*** Block opens ***

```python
def bn_finalize_grouped(stats, G, C, count, ptr_table, momentum, eps):
    scale = torch.empty(G, C, device=stats.device, dtype=torch.float32)
    shift = torch.empty(G, C, device=stats.device, dtype=torch.float32)
    nblk = stats.numel() // (2 * C * G)
    Z = call("mrn_bn_finalize_grouped_chunks", nblk)
    ws = tk = None
    if Z > 1:
        slots = G * ((C + 31) // 32)
        ws = torch.empty(slots * Z * 64, device=stats.device, dtype=torch.float64)
        tk = _finalize_tickets(stats.device, slots)
    call("mrn_bn_finalize_grouped_f32", _p(stats), G, nblk, C, count, _p(ptr_table), float(momentum), float(eps), _p(scale),
         _p(shift), _p(ws), _p(tk), _stream())
    return scale, shift


def bn_eval_affine_grouped(ptr_table, G, C, eps):
    scale = torch.empty(G, C, device=ptr_table.device, dtype=torch.float32)
    shift = torch.empty(G, C, device=ptr_table.device, dtype=torch.float32)
    call("mrn_bn_eval_affine_grouped_f32", _p(ptr_table), G, C, float(eps), _p(scale), _p(shift), _stream())
    return scale, shift
# ... 77 lines not shown
_SCALE_CACHE = {}
FUSED_AMAX = os.environ.get("MRN_FUSED_AMAX", "1") == "1"


def cached_scale(x):
    e = _SCALE_CACHE.pop(id(x), None)
    return e[1] if (e is not None and e[0]() is x) else None


def clear_scale_cache():
    _SCALE_CACHE.clear()


def scale_shift_act(x, scale, shift, relu=True, residual=None, out=None, range_target=None, pos_mask=None):
    C = x.shape[-1]
    rows = x.numel() // C
    if out is None:
        out = x
    ws = _amax_ws() if (range_target is not None and FUSED_AMAX) else None
    call("mrn_scale_shift_act_f32", _p(x), _p(residual), _p(out), _p(scale), _p(shift), rows, C, int(relu), ws, _p(pos_mask), _stream())
    if ws is not None:
        sc = torch.empty(2, device=x.device, dtype=torch.float32)
        call("mrn_pow2_finalize_f32", float(range_target), _p(sc), ws, _stream())
        if len(_SCALE_CACHE) > 256:
            clear_scale_cache()
        _SCALE_CACHE[id(out)] = (weakref.ref(out), sc)
    return out


def maxpool_nhwc(x, kernel, stride, padding=(0, 0), scale=None, shift=None, relu=False):
    B, H, W, C = x.shape
    Ho, Wo = conv_out_hw(H, W, kernel, stride, padding)
    y = torch.empty(B, Ho, Wo, C, device=x.device, dtype=torch.float32)
    call("mrn_maxpool_nhwc_f32", _p(x), _p(y), _p(scale), _p(shift), int(relu), B, H, W, C, kernel[0], kernel[1],
         stride[0], stride[1], padding[0], padding[1], _stream())
    return y


def avgpool_nhwc(x, scale=None, shift=None, relu=False):
    B, H, W, C = x.shape
    y = torch.empty(B, C, device=x.device, dtype=torch.float32)
    call("mrn_avgpool_nhwc_f32", _p(x), _p(y), _p(scale), _p(shift), int(relu), B, H * W, C, _stream())
    return y


def height_mean_grouped(x, scale=None, shift=None, relu=False, want_f32=True, want_hl=False):
    _chk(x, scale, shift)
    G, B, H, W, C = x.shape
    assert x.is_contiguous()
    out = torch.empty(G, B, W, C, device=x.device, dtype=torch.float32) if want_f32 else None
    out_hl = torch.empty(G * B * W * C * 4, device=x.device, dtype=torch.uint8) if want_hl else None
    t0 = CONV_TIMER.begin("hmean") if CONV_TIMER is not None else None
    call("mrn_height_mean_grouped_f32", _p(x), _p(scale), _p(shift), int(bool(relu)), _p(out), _p(out_hl), G, B, H, W, C, _stream())
    if t0 is not None:
        CONV_TIMER.end(t0, 0.0, "hbm/height_mean_grouped", 4.0 * x.numel() + 4.0 * G * B * W * C * (int(want_f32) + int(want_hl)))
    return out, out_hl


def height_mean(x):
    B, H, W, C = x.shape
    return height_mean_grouped(x.contiguous().view(1, B, H, W, C))[0].view(B, W, C)


def height_mean_bwd(dy, H):
    _chk(dy)
    B, W, C = dy.shape
    dx = torch.empty(B, H, W, C, device=dy.device, dtype=torch.float32)
    call("mrn_height_mean_bwd_f32", _p(dy.contiguous()), _p(dx), B, H, W, C, _stream())
    return dx


def tps_grid_sample(img_nhwc, cprime, inv_delta_c, p_hat, out_hw, want_grid=False, out=None):
    _chk(img_nhwc, cprime, inv_delta_c, p_hat)
    B, H, W, C = img_nhwc.shape
    Hr, Wr = out_hw
    F = cprime.shape[1]
    if out is None:
        out = torch.empty(B, Hr, Wr, C, device=img_nhwc.device, dtype=torch.float32)
    assert out.is_contiguous() and out.numel() == B * Hr * Wr * C
    grid = torch.empty(B, Hr * Wr, 2, device=img_nhwc.device, dtype=torch.float32) if want_grid else None
    call("mrn_tps_grid_sample_f32", _p(img_nhwc), _p(cprime.contiguous()), _p(inv_delta_c), _p(p_hat), _p(out),
         _p(grid), B, H, W, C, Hr, Wr, F, _stream())
    return (out, grid) if want_grid else out


def pack_fragment_major(w, hidden=256):
    G = w.shape[0] // hidden
    K = w.shape[1]
    assert w.shape[0] == G * hidden and hidden % 16 == 0 and K % 16 == 0
    v = w.reshape(G, hidden // 16, 16, K // 16, 4, 4)
    return v.permute(1, 0, 3, 4, 2, 5).contiguous()


def lstm_layer(xproj, w_hh, b_hh, hidden, ndir, save=False):
    _chk(xproj, w_hh, b_hh)
    B, T, _ = xproj.shape
    out = torch.empty(B, T, ndir * hidden, device=xproj.device, dtype=torch.float32)
    gates = cseq = None
    if save:
        gates = torch.empty(B, T, ndir, 4 * hidden, device=xproj.device, dtype=torch.float32)
        cseq = torch.empty(B, T, ndir, hidden, device=xproj.device, dtype=torch.float32)
    call("mrn_lstm_layer_fwd_f32", _p(xproj), _p(w_hh), _p(b_hh), _p(out), _p(gates), _p(cseq), B, T, hidden, ndir, _stream())
    return (out, gates, cseq) if save else out


TRAIN_LSTM_X3 = os.environ.get("MRN_TRAIN_LSTM_X3", "1") == "1"


def lstm_layer_x3_save(xproj, w_hh_h, w_inv, b_hh, hidden, ndir):
    _chk(xproj, b_hh)
    B, T, _ = xproj.shape
    assert xproj.is_contiguous() and w_hh_h.is_contiguous() and w_inv.is_contiguous()
    out = torch.empty(B, T, ndir * hidden, device=xproj.device, dtype=torch.float32)
    gates = torch.empty(B, T, ndir, 4 * hidden, device=xproj.device, dtype=torch.float32)
    cseq = torch.empty(B, T, ndir, hidden, device=xproj.device, dtype=torch.float32)
    call("mrn_lstm_layer_fwd_x3_save", _p(xproj), _p(w_hh_h), _p(w_inv), _p(b_hh), _p(out), _p(gates), _p(cseq), B, T, hidden, ndir, _stream())
    return out, gates, cseq


def _ptrs(ts):
    import ctypes
    return (ctypes.c_void_p * len(ts))(*[t.data_ptr() for t in ts])


def _x3_call(stem, grouped, w_inv, head, tail):
    if w_inv is None:
        return call(f"mrn_{stem}_grouped_f32" if grouped else f"mrn_{stem}_f32", *head, *tail)
    return call(f"mrn_{stem}_x3_grouped" if grouped else f"mrn_{stem}_x3", *head, _ptrs(w_inv) if grouped else _p(w_inv), *tail)


def pack_fragment_major_h(w, hidden=256):
    G = w.shape[0] // hidden
    K = w.shape[1]
    assert w.shape[0] == G * hidden and hidden % 16 == 0 and K % 32 == 0
    sc = pow2_scale(w.contiguous())
    v = (w * sc[0]).reshape(G, hidden // 16, 16, K // 32, 4, 8).permute(1, 0, 3, 4, 2, 5)
    hi = v.half()
    lo = (v - hi.float()).half()
    return torch.stack([hi, lo], dim=5).contiguous(), sc[1:2].clone()


def lstm_layer_x3_grouped(xproj, w_hh_h, w_inv, b_hh, hidden, ndir):
    _chk(xproj, b_hh)
    G, B, T, _ = xproj.shape
    assert xproj.is_contiguous() and w_hh_h.is_contiguous() and w_inv.is_contiguous() and b_hh.is_contiguous()
    out = torch.empty(G, B, T, ndir * hidden, device=xproj.device, dtype=torch.float32)
    call("mrn_lstm_layer_fwd_x3_grouped", _ptrs(xproj), _ptrs(w_hh_h), _ptrs(w_inv), _ptrs(b_hh), _ptrs(out), G, B, T, hidden, ndir, _stream())
    return out




def lstm_layer_grouped(xproj, w_hh, b_hh, hidden, ndir):
    _chk(xproj, w_hh, b_hh)
    G, B, T, _ = xproj.shape
    assert xproj.is_contiguous() and w_hh.is_contiguous() and b_hh.is_contiguous()
    out = torch.empty(G, B, T, ndir * hidden, device=xproj.device, dtype=torch.float32)
    call("mrn_lstm_layer_fwd_grouped_f32", _ptrs(xproj), _ptrs(w_hh), _ptrs(b_hh), _ptrs(out), G, B, T, hidden, ndir, _stream())
    return out


def attn_decoder_grouped(Hb, Hproj, eproj, w_h2h, b_h2h, w_score, w_ih, w_hh, b_hh, hidden, w_inv=None):
    _chk(Hb, Hproj, eproj)
    G, B, T, D = Hb.shape
    S = eproj.shape[2]
    assert Hb.is_contiguous() and Hproj.is_contiguous() and eproj.is_contiguous()
# ... 1288 lines not shown
```

Baseline: 3178 images/s.

## Add persistent double-buffered first-conv kernel and optional grouped TPS sampling

Adds a persistent version of the first 3x3 C=4 conv. Each workgroup walks a contiguous range of tiles, keeps its weights in registers, and double-buffers the input patch in LDS so the next tile's global loads overlap the current tile's MFMA work. Statistics are flushed one tile late and the MFMA/LDS schedule is interleaved by hand. It is on by default and selected through an env var or a new select API. A grouped TPS grid-sample kernel that launches all experts in one call is also added, but it sits behind MRN_TPS_GROUPED (off by default). The persistent kernel costs more register and LDS pressure, and the boundary tiles take a slower staged epilogue.

```diff
diff --git a/include/mrn_first_conv.h b/include/mrn_first_conv.h
--- /dev/null
+++ b/include/mrn_first_conv.h
@@ -0,0 +1,18 @@
+#ifndef MRN_FIRST_CONV_H
+#define MRN_FIRST_CONV_H
+#include <stdint.h>
+
+#ifdef __cplusplus
+extern "C" {
+#endif
+
+int mrn_conv3x3_c4_select(int mode, int max_workgroups);
+
+int mrn_tps_grid_sample_grouped_f32(const float* img_nhwc, const float* cprime, const void* grid_tables, float* out_nhwc, int G,
+                                    int64_t cprime_group_stride, int64_t out_group_stride, int B, int H, int W, int C, int Hr,
+                                    int Wr, int F, void* stream);
+
+#ifdef __cplusplus
+}
+#endif
+#endif
diff --git a/mrn_amd/_lib.py b/mrn_amd/_lib.py
--- a/mrn_amd/_lib.py
+++ b/mrn_amd/_lib.py
@@ -11,6 +11,7 @@
 ATTN_BEAM_HEADER_PATH = os.path.join(os.path.dirname(_HERE), "include", "mrn_attn_beam.h")
 LEXICON_HEADER_PATH = os.path.join(os.path.dirname(_HERE), "include", "mrn_lexicon.h")
 ATTN_LEXICON_HEADER_PATH = os.path.join(os.path.dirname(_HERE), "include", "mrn_attn_lexicon.h")
+FIRST_CONV_HEADER_PATH = os.path.join(os.path.dirname(_HERE), "include", "mrn_first_conv.h")
 
 _CTYPES = {
     "int": ctypes.c_int,
@@ -65,7 +66,8 @@
                 f"{LIB_PATH} is missing: build it with `python -m mrn_amd.build` (there is no CPU fallback)")
         dll = ctypes.CDLL(LIB_PATH)
         self._protos = {**parse_header(), **parse_header(DECODE_HEADER_PATH), **parse_header(ATTN_BEAM_HEADER_PATH),
-                        **parse_header(LEXICON_HEADER_PATH), **parse_header(ATTN_LEXICON_HEADER_PATH)}
+                        **parse_header(LEXICON_HEADER_PATH), **parse_header(ATTN_LEXICON_HEADER_PATH),
+                        **parse_header(FIRST_CONV_HEADER_PATH)}
         for name, (ret, argtypes, _) in self._protos.items():
             fn = getattr(dll, name)
             fn.restype = _CTYPES[ret]
diff --git a/mrn_amd/csrc/conv_first.hip b/mrn_amd/csrc/conv_first.hip
--- a/mrn_amd/csrc/conv_first.hip
+++ b/mrn_amd/csrc/conv_first.hip
@@ -1,4 +1,5 @@
 #include "common.hpp"
+#include <type_traits>
 
 namespace {
 
@@ -129,6 +130,266 @@
   }
 }
 
+constexpr int PWP = 132;
+constexpr int PRE = (4 * PW + 255) / 256;
+
+struct FirstTile {
+  int tw, th, b, g;
+};
+
+template <int NT, bool POOL>
+__global__ __launch_bounds__(256, 4) void conv_first_persistent_kernel(const ConvFirstParams p, const long tiles) {
+  constexpr int Cout = NT * 32;
+  __shared__ float patch[2][4 * CIN * PWP];
+  __shared__ float red[2][4 * 2 * Cout];
+  __shared__ float stage[16 * 256];
+  const int tid = threadIdx.x, lane = tid & 63, wave = tid >> 6;
+  const int n31 = lane & 31, kg = lane >> 5;
+  const long t0 = tiles * blockIdx.x / gridDim.x, t1 = tiles * (blockIdx.x + 1) / gridDim.x;
+  if (t0 >= t1) return;
+
+  FirstTile cur;
+  {
+    long q = t0;
+    cur.tw = (int)(q % p.tiles_w);
+    q /= p.tiles_w;
+    cur.th = (int)(q % p.tiles_h);
+    q /= p.tiles_h;
+    cur.b = (int)(q % p.B);
+    cur.g = (int)(q / p.B);
+  }
+  auto fetch = [&](const FirstTile& c, f32x4 (&v)[PRE]) {
+    int ft = tid;
+    asm volatile("" : "+v"(ft));
+    const int iy = c.th * 2 - 1 + (ft >> 6), ix0 = c.tw * PX - 1 + (ft & 63);
+    const bool rok = (unsigned)iy < (unsigned)p.H;
+    const int iyc = min(max(iy, 0), p.H - 1);
+    const float* xr = p.x + (long)c.g * p.x_gstride + ((long)c.b * p.H + iyc) * p.W * CIN;
+    int ok = 0;
+#pragma unroll
+    for (int k = 0; k < PRE; ++k) {
+      const int ix = ix0 + 64 * k;
+      v[k] = *reinterpret_cast<const f32x4*>(xr + (long)min(max(ix, 0), p.W - 1) * CIN);
+      ok |= (rok && (unsigned)ix < (unsigned)p.W) ? 1 << k : 0;
+    }
+    return ok;
+  };
+  auto stash = [&](float* buf, const f32x4 (&v)[PRE], int ok) {
+    int ft = tid;
+    asm volatile("" : "+v"(ft));
+    float* row = buf + (ft >> 6) * CIN * PWP + (ft & 63);
+#pragma unroll
+    for (int k = 0; k < PRE; ++k) {
+      if ((ft & 63) + 64 * k < PW) {
+#pragma unroll
+        for (int c = 0; c < CIN; ++c) row[c * PWP + 64 * k] = (ok >> k & 1) ? v[k][c] : 0.f;
+      }
+    }
+  };
+  auto flush = [&](const float* rd, long slot) {
+    if (tid < 2 * Cout) {
+      float v = 0.f;
+#pragma unroll
+      for (int w = 0; w < 4; ++w) v += rd[w * 2 * Cout + tid];
+      float* sp = p.stats + slot * 2 * Cout;
+      int ft = tid;
+      asm volatile("" : "+v"(ft));
+      sp[ft] = v;
+    }
+  };
+
+  f32x4 pre[PRE];
+  int preok = fetch(cur, pre);
+  stash(patch[0], pre, preok);
+
+  float wreg[KTOT / 2][NT], bv[NT], sg[NT];
+  int gw = -1;
+  long pend = -1;
+  int par = 0;
+  const float relu_floor = p.act == 1 ? 0.f : -INFINITY;
+  const int Ho = p.H >> 1, Wo = p.W >> 1;
+  const int px = wave * 32 + n31;
+
+  for (long t = t0;; ++t) {
+    const int g = cur.g, b = cur.b, x0 = cur.tw * PX, oy0 = cur.th * 2;
+    if (t < t1 && g != gw) {
+      gw = g;
+      const float* wg = p.w + (long)g * Cout * KTOT;
+#pragma unroll
+      for (int j = 0; j < NT; ++j) {
+        const int co = j * 32 + n31;
+#pragma unroll
+        for (int s = 0; s < KTOT / 2; ++s) wreg[s][j] = wg[co * KTOT + 2 * s + kg];
+        bv[j] = p.bias ? p.bias[(long)g * Cout + co] : 0.f;
+        sg[j] = (POOL && p.gamma && reinterpret_cast<const float*>(p.gamma[g])[co] < 0.f) ? -1.f : 1.f;
+      }
+#pragma unroll
+      for (int j = 0; j < NT; ++j)
+#pragma unroll
+        for (int s = 0; s < KTOT / 2; ++s) asm volatile("" : "+v"(wreg[s][j]));
+    }
+    FirstTile nxt = cur;
+    if (++nxt.tw == p.tiles_w) {
+      nxt.tw = 0;
+      if (++nxt.th == p.tiles_h) {
+        nxt.th = 0;
+        if (++nxt.b == p.B) {
+          nxt.b = 0;
+          ++nxt.g;
+        }
+      }
+    }
+    const bool more = t + 1 < t1;
+    __syncthreads();
+    if (p.stats && pend >= 0) flush(red[par ^ 1], pend);
+    if (t == t1) break;
+    __builtin_amdgcn_sched_barrier(0);
+
+    const float* pt = patch[par] + px;
+    float* const yg = p.y + (long)g * p.B * (POOL ? Ho * (long)Wo : p.H * (long)p.W) * Cout;
+    float* const rw = red[par];
+    const int oxl = x0 + wave * 32 + 4 * kg;
+    const bool inner = x0 + PX <= p.W && oy0 + 2 <= p.H;
+#pragma unroll
+    for (int j = 0; j < NT; ++j) {
+      if (j == NT - 1 && more) preok = fetch(nxt, pre);
+      f32x16 acc[2];
+#pragma unroll
+      for (int r = 0; r < 2; ++r)
+#pragma unroll
+        for (int e = 0; e < 16; ++e) acc[r][e] = 0.f;
+#pragma unroll
+      for (int s = 0; s < KTOT / 2; ++s) {
+        const int tap = s >> 1, ky = tap / 3, kx = tap - ky * 3;
+#pragma unroll
+        for (int r = 0; r < 2; ++r) {
+          const float a = pt[((r + ky) * CIN + 2 * (s & 1) + kg) * PWP + kx];
+          acc[r] = __builtin_amdgcn_mfma_f32_32x32x2f32(a, wreg[s][j], acc[r], 0, 0, 0);
+        }
+      }
+      __builtin_amdgcn_sched_group_barrier(0x100, 4, 0);
+#pragma unroll
+      for (int s = 0; s < KTOT / 2 - 2; ++s) {
+        __builtin_amdgcn_sched_group_barrier(0x008, 2, 0);
+        __builtin_amdgcn_sched_group_barrier(0x100, 2, 0);
+      }
+      __builtin_amdgcn_sched_group_barrier(0x008, 4, 0);
+      __builtin_amdgcn_sched_barrier(0);
+      if (j == NT - 1 && more) stash(patch[par ^ 1], pre, preok);
+      __builtin_amdgcn_sched_barrier(0);
+
+      const int co = j * 32 + n31;
+      auto epilogue = [&](auto inner_t) {
+        constexpr bool INNER = decltype(inner_t)::value;
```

*** Block closes ***

**Exercise aim:** For the listing above, state the number of lines that contain the word "rows" and nothing more.

**Solution:** 2